To prevail on a breach of contract claim, the plaintiff must establish "the existence of a contract, the plaintiff's performance pursuant to the contract, the defendant's breach of his or her contractual obligations, and damages resulting from the breach" (Dee v Rakower, 112 AD3d 204, 208-209 [2013]; see Elisa Dreier Reporting Corp. v Global NAPS Networks, Inc., 84 AD3d 122, 127 [2011]). "The fundamental, neutral precept of contract interpretation is that agreements are construed in accord with the parties' intent" (Greenfield v Philles Records, 98 NY2d 562, 569 [2002]; see PSCW, Inc. v Monaco, 216 AD3d 820, 821 [2023]). "The best evidence of what parties to a written agreement intend is what they say in their writing" (Greenfield v Philles Records, 98 NY2d at 569 [internal quotation marks omitted]; see Donohue v Cuomo, 38 NY3d 1, 12 [2022]). Therefore, "a written agreement that is complete, clear and unambiguous on its face must be enforced according to the plain meaning of its terms" (Greenfield v Philles Records, 98 NY2d at 569; see NRT NY, LLC v Harding, 131 AD3d 952, 954 [2015]; Schonfeld v Saucedo, 159 AD3d 756, 758 [2018]). "Where a contract was negotiated between sophisticated, counseled business people negotiating at arm's length, courts should be especially reluctant to interpret an agreement as impliedly stating something which the parties specifically did not include" (PSCW, Inc. v Monaco, 216 AD3d at 822 [internal quotation marks and alterations omitted]; see Vermont Teddy Bear Co. v 538 Madison Realty Co.,1 NY3d470, 475 [2004]; Schonfeld v Saucedo, 159 AD3d at 758).
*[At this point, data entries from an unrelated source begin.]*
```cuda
size_t matvec_ws_bytes(const b200q_weight* w, int64_t M) {
    size_t cnt = ((size_t)w->T * 4 + 255) & ~(size_t)255;
    size_t part = (size_t)w->num_sms * 2 * TILE_ROWS * 4 * sizeof(double);
    (void)M;
    return cnt + part;
}
// ... 18 lines not shown
    p.M = (int)M;
    p.y_dtype = y_dtype;
    p.ldy = ldy;
    p.KC = w->KC;
    p.C = (w->T + (w2 ? w2->T : 0)) * w->KC;
    p.gpc = w->gpc;
    p.nstages = plan.nstages;
    p.chunk_bytes = (w2 && w2->chunk_bytes > w->chunk_bytes) ? w2->chunk_bytes : w->chunk_bytes;
    p.cb1 = w->chunk_bytes;
    p.cb2 = w2 ? w2->chunk_bytes : 0;
    p.w2 = w2 ? w2->data : nullptr;
    p.T1 = (int)w->T;
    p.gpc2 = w2 ? w2->gpc : 0;
    p.stage_bytes = plan.stage_bytes;
    p.pro = pro;
    p.xhat_bytes = plan.xhat_bytes;
    p.h_in = fp ? fp->h_in : nullptr;
    p.delta = fp ? fp->delta : nullptr;
    p.h_out = fp ? fp->h_out : nullptr;
    p.norm_w = fp ? fp->norm_w : nullptr;
    p.eps = fp ? fp->eps : 0.0f;
    p.gate_up = fp ? fp->gate_up : nullptr;
    p.w_table = nullptr;
    p.sel = nullptr;
    p.n_experts = 0;
    p.tpw = (int)(w->T + (w2 ? w2->T : 0));
    p.x_rows = (int)M;
    p.x_slot_div = 1;
    p.y_slot_stride = 0;
    p.trace = g_trace ? g_trace + (size_t)(g_trace_launch++) * 148 * 8 : nullptr;
// ... 56 lines not shown
    p.w = nullptr;
    p.xq = xq;
    p.y = y;
    p.bias = nullptr;
    size_t cnt = ((size_t)v.T * 4 + 255) & ~(size_t)255;
    p.ws_cnt = reinterpret_cast<unsigned int*>(ws);
    p.ws_part = reinterpret_cast<double*>(ws + cnt);
    p.N = b->proto.N;
    p.M = 1;
    p.y_dtype = y_dtype;
    p.ldy = b->proto.N;
    p.KC = v.KC;
    p.C = v.T * v.KC;
    p.gpc = v.gpc;
    p.nstages = plan.nstages;
    p.chunk_bytes = v.chunk_bytes;
    p.stage_bytes = plan.stage_bytes;
    p.w_table = b->table_dev;
    p.sel = sel_dev;
    p.n_experts = b->E;
    p.w2 = nullptr; p.cb1 = v.chunk_bytes; p.cb2 = 0; p.T1 = 0; p.gpc2 = 0;
    p.tpw = (int)b->proto.T;
    p.x_rows = (int)x_rows;
    p.x_slot_div = (int)x_slot_div;
    p.y_slot_stride = y_slot_stride;
    p.next_w = nullptr;
    p.next_pf = 0;
    p.xq_out = (uint8_t*)swiglu_xq_out;
    p.epi_F = (int)(b->proto.N / 2);
    p.epi_rows = (int)n_slots;
// ... 28 lines not shown
```

### blazr_b200/csrc/matvec_common.cuh

```cuda
#pragma once
#include "comm_dev.cuh"
#include "formats.cuh"
#include "internal.h"
#include "streamk_plan.cuh"

namespace b200q {


constexpr int MV_CONSUMER_WARPS = 16;
constexpr int MV_THREADS = (MV_CONSUMER_WARPS + 2) * 32;
constexpr int MV_ROWS_PER_WARP = TILE_ROWS / MV_CONSUMER_WARPS;
constexpr int MV_STEPS = MV_ROWS_PER_WARP / 4;
constexpr int MV_MAX_STAGES = 10;
constexpr int MV_HDR_BYTES = 256;

struct MatvecParams {
    const uint8_t* w;
    const uint8_t* xq;
    void* y;
    const float* bias;
    double* ws_part;
    unsigned int* ws_cnt;
    int64_t N;
    int M, y_dtype;
    int64_t ldy;
    int64_t KC, C;
    int gpc, nstages, chunk_bytes, stage_bytes;
// ... 13 lines not shown
    int next_chunk_bytes, next_G, next_pf;
    int rp_mode;
    CommDev comm;
    uint8_t* xq_out;
    int epi_F;
    int epi_rows;
    int plan32;
    const uint8_t* w2;
    int cb1, cb2, T1, gpc2;
    const uint8_t* const* w_table;
    const int32_t* sel;
    int n_experts;
    int tpw;
    int x_rows, x_slot_div;
    int64_t y_slot_stride;
};

template <int FAMILY>
cudaError_t mv_launch(const MatvecParams& p, int mb, int grid, int smem, cudaStream_t st);
cudaError_t mv_launch_dual_q4k_q6k(const MatvecParams& p, int mb, int grid, int smem, cudaStream_t st);

}
```

### blazr_b200/csrc/matvec_impl.cuh

```cuda
#pragma once
#include <atomic>
#include <type_traits>
#include "matvec_common.cuh"

namespace b200q {

__device__ __forceinline__ void quant_block_to_record(float v, uint8_t* rec, int blk_in_chunk, int lane) {
    float amax = fabsf(v);
#pragma unroll
    for (int o = 16; o > 0; o >>= 1) amax = fmaxf(amax, __shfl_xor_sync(0xffffffffu, amax, o));
    const float d = __fdiv_rn(amax, 127.0f);
    const float id = (d != 0.0f) ? __fdiv_rn(1.0f, d) : 0.0f;
    const int q = (int)roundf(__fmul_rn(v, id));
    int s = q;
#pragma unroll
    for (int o = 8; o > 0; o >>= 1) s += __shfl_xor_sync(0xffffffffu, s, o);
    const int s_hi = __shfl_sync(0xffffffffu, s, 16);
    rec[blk_in_chunk * 32 + lane] = (uint8_t)(int8_t)q;
    if (lane == 0) {
        reinterpret_cast<float*>(rec + 256)[blk_in_chunk] = d;
        reinterpret_cast<uint32_t*>(rec + 288)[blk_in_chunk] = ((uint32_t)s & 0xFFFFu) | ((uint32_t)s_hi << 16);
    }
}

// ... 173 lines not shown
    if constexpr (!RP) {
        store_out_d(p.y, p.y_dtype, idx, v);
    } else if (p.rp_mode == RP_ALLREDUCE) {
        const double e = ar_encode(v);
        for (int r = 0; r < p.comm.world; r++) reinterpret_cast<double*>(p.comm.peers[r] + rp.off)[idx] = e;
    } else {
        const float f = (float)v;
        for (int r = 0; r < p.comm.world; r++) reinterpret_cast<float*>(p.comm.peers[r] + rp.off)[idx] = f;
    }
}
template <bool RP>
__device__ __forceinline__ bool mv_use_bias(const MatvecParams& p) { return p.bias && (!RP || p.rp_mode != RP_ALLREDUCE || p.comm.rank == 0); }
constexpr int MV_BAR_DONE = 5;
constexpr int MV_BAR_EPI_FULL = 6;
constexpr int MV_BAR_EPI_FREE = 8;

enum { OUT_PLAIN = 0, OUT_REMOTE = 1 , OUT_SWIGLU = 2  };

__device__ __forceinline__ void swiglu_tile_epilogue(const MatvecParams& p, const float* sy , int64_t tile_in_weight, int rec_row, int lane) {
#pragma unroll
    for (int b = 0; b < 2; b++) {
        const int j = 32 * b + lane, w_ = j >> 2, g_ = j & 3;
        const float gv = sy[8 * w_ + g_], uv = sy[8 * w_ + 4 + g_];
        const float v = __fmul_rn(__fdiv_rn(gv, __fadd_rn(1.0f, det_expf(-gv))), uv);
        const int64_t f = 64 * tile_in_weight + 32 * b;
        if (f < p.epi_F) quant_block_to_record(v, p.xq_out + ((size_t)(f / CHUNK_K) * p.epi_rows + rec_row) * ACT_REC_BYTES, (int)((f % CHUNK_K) / 32), lane);
    }
}


__device__ __forceinline__ void sk_tile_span(const MatvecParams& p, int64_t tq, int64_t G, int& gf, int& gl, int& sgf) {
    if (p.plan32) {
        gf = (int)((((uint32_t)(tq * p.KC) + 1u) * (uint32_t)G - 1u) / (uint32_t)p.C);
        gl = (int)((((uint32_t)((tq + 1) * p.KC - 1) + 1u) * (uint32_t)G - 1u) / (uint32_t)p.C);
        sgf = ((int64_t)sk_begin32((uint32_t)gf, (uint32_t)p.C, (uint32_t)G) == tq * p.KC) ? 0 : 1;
    } else {
        gf = (int)sk_owner(tq * p.KC, p.C, G);
        gl = (int)sk_owner((tq + 1) * p.KC - 1, p.C, G);
        sgf = (sk_begin(gf, p.C, G) == tq * p.KC) ? 0 : 1;
    }
}
constexpr int MV_WIDE_MIN = 3;
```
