#include <dlfcn.h>
#include <cmath>
#include <cstdarg>
#include <cstdio>
#include <cstdlib>
#include <cstring>
#include <map>
#include <new>
#include <string>
#include <vector>

static thread_local std::string g_err;
thread_local hipEvent_t g_prof_ev0 = nullptr, g_prof_ev1 = nullptr;
static int fail(int code, const char *fmt, ...) {
    char buf[512];
    va_list ap; va_start(ap, fmt); vsnprintf(buf, sizeof(buf), fmt, ap); va_end(ap);
    g_err = buf;
    return code;
}
int dqn_set_error(int code, const char *msg) { g_err = msg; return code; }
#define HIP_TRY(expr)                                                                          \
// ... 22 lines not shown
struct Rccl {
    void *lib = nullptr;
    int (*GetUniqueId)(void *) = nullptr;
    int (*CommInitRank)(void **, int, NcclId, int) = nullptr;
    int (*AllReduce)(const void *, void *, size_t, int, int, void *, hipStream_t) = nullptr;
    int (*CommDestroy)(void *) = nullptr;
    int (*CommCount)(void *, int *) = nullptr;
    const char *(*GetErrorString)(int) = nullptr;
};

struct dqn_handle {
    dqn_config cfg;
    NetDims m;
    int L = 0;
    long long Ntree = 0;
    int Bp = 0;
    bool bf16 = false;
    void *arena = nullptr;
    size_t arena_bytes = 0, pack_bytes = 0;
    DqnState *st = nullptr;
    float *params = nullptr, *target = nullptr, *mu = nullptr, *nu = nullptr, *grad = nullptr;
    float *pack = nullptr, *pack_t = nullptr;
    float *pack_act = nullptr;
    float *states = nullptr, *observations = nullptr, *rewards = nullptr;
    int32_t *actions = nullptr; uint8_t *dones = nullptr;
    float *tree = nullptr; unsigned long long *stamp = nullptr;
    float *bs = nullptr, *bs2 = nullptr, *br = nullptr, *bw_raw = nullptr, *bisw = nullptr, *btd = nullptr,
          *btd_abs = nullptr, *bdf = nullptr;
    int32_t *ba = nullptr, *bidx = nullptr; uint8_t *bd = nullptr;
    float *q = nullptr, *nq = nullptr, *nt = nullptr;
    float *px = nullptr, *ph1 = nullptr, *ph2 = nullptr, *pdz1 = nullptr, *pdz2 = nullptr, *pdz3 = nullptr;
    float *loss_part = nullptr, *loss_dev = nullptr, *scratch = nullptr;
    int *tile_cnt = nullptr;
    float *big_slab = nullptr, *big_colsum = nullptr;
    float *pw_part = nullptr; int pw_force = 0;
    unsigned int *wmax_tmp = nullptr;
    int num_cus = 256;
    float *env_obs = nullptr, *env_next = nullptr, *env_r = nullptr; int32_t *env_a = nullptr; uint8_t *env_d = nullptr;
    float *hist_s = nullptr, *hist_r = nullptr; int32_t *hist_a = nullptr, *hist_d = nullptr;
    int n_step = 1; float gamma_n = 0.0f;
    bool no_handover = false;
    bool no_actor16 = false, f32_actor = false;
    bool big_any = false;
    int withhold = 0;
    int tile_stride = 0;
    float p_done = 0.01f;
    int env_kind = 0, env_max_steps = 500; int32_t *env_t = nullptr; float env_term_reward = 1.0f;
    bool env_time_feature = false;
    bool profiling = false;
    std::vector<hipEvent_t> events; size_t ev_used = 0;
    std::vector<const char *> ev_names;
    std::map<int, GraphSet> graphs;
    std::map<std::vector<int>, hipGraphExec_t> loop_graphs;
    void *comm = nullptr; int rank = 0, world = 1;
    std::map<int, std::pair<void *, int64_t>> bufs;
};

static Rccl g_rccl;

static size_t align_up(size_t x, size_t a) { return (x + a - 1) / a * a; }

Upon a review of the record, we find that the judgment rendered substantial justice between the parties according to the rules and principles of substantive law (see UDCA 1804-A, 1807-A [a]), as plaintiff failed to meet its prima facie burden. The provisions of the contract [*3]pertaining to cancellation are "clear and unambiguous," and, therefore, should be "enforced according to the plain meaning of [their] terms" (Greenfield v Philles Records, 98 NY2d at 569). Plaintiff did not prove by a preponderance of the evidence that it fulfilled all of its obligations under the contract, and, thus, that defendant was not entitled to cancel the contract and retain a cancellation fee of $5,034, i.e., 5% of the contract price of $100,685. Further, paragraph 7 of the terms and conditions provides that defendant could cancel the contract if (1) plaintiff defaulted, (2) defendant provided written notice of the default, (3) plaintiff failed to cure the default within 10 days of the notice, and (4) defendant provided 10 days further notice that it would be cancelling the contract. The emails submitted at trial do not demonstrate that defendant failed to comply with this provision. Consequently, plaintiff did not establish that it was entitled to a return of the full amount of its deposit.
Accordingly, the judgment is affirmed.
GARGUILO, P.J., WALSH and GOLDBERG-VELAZQUEZ, JJ., concur.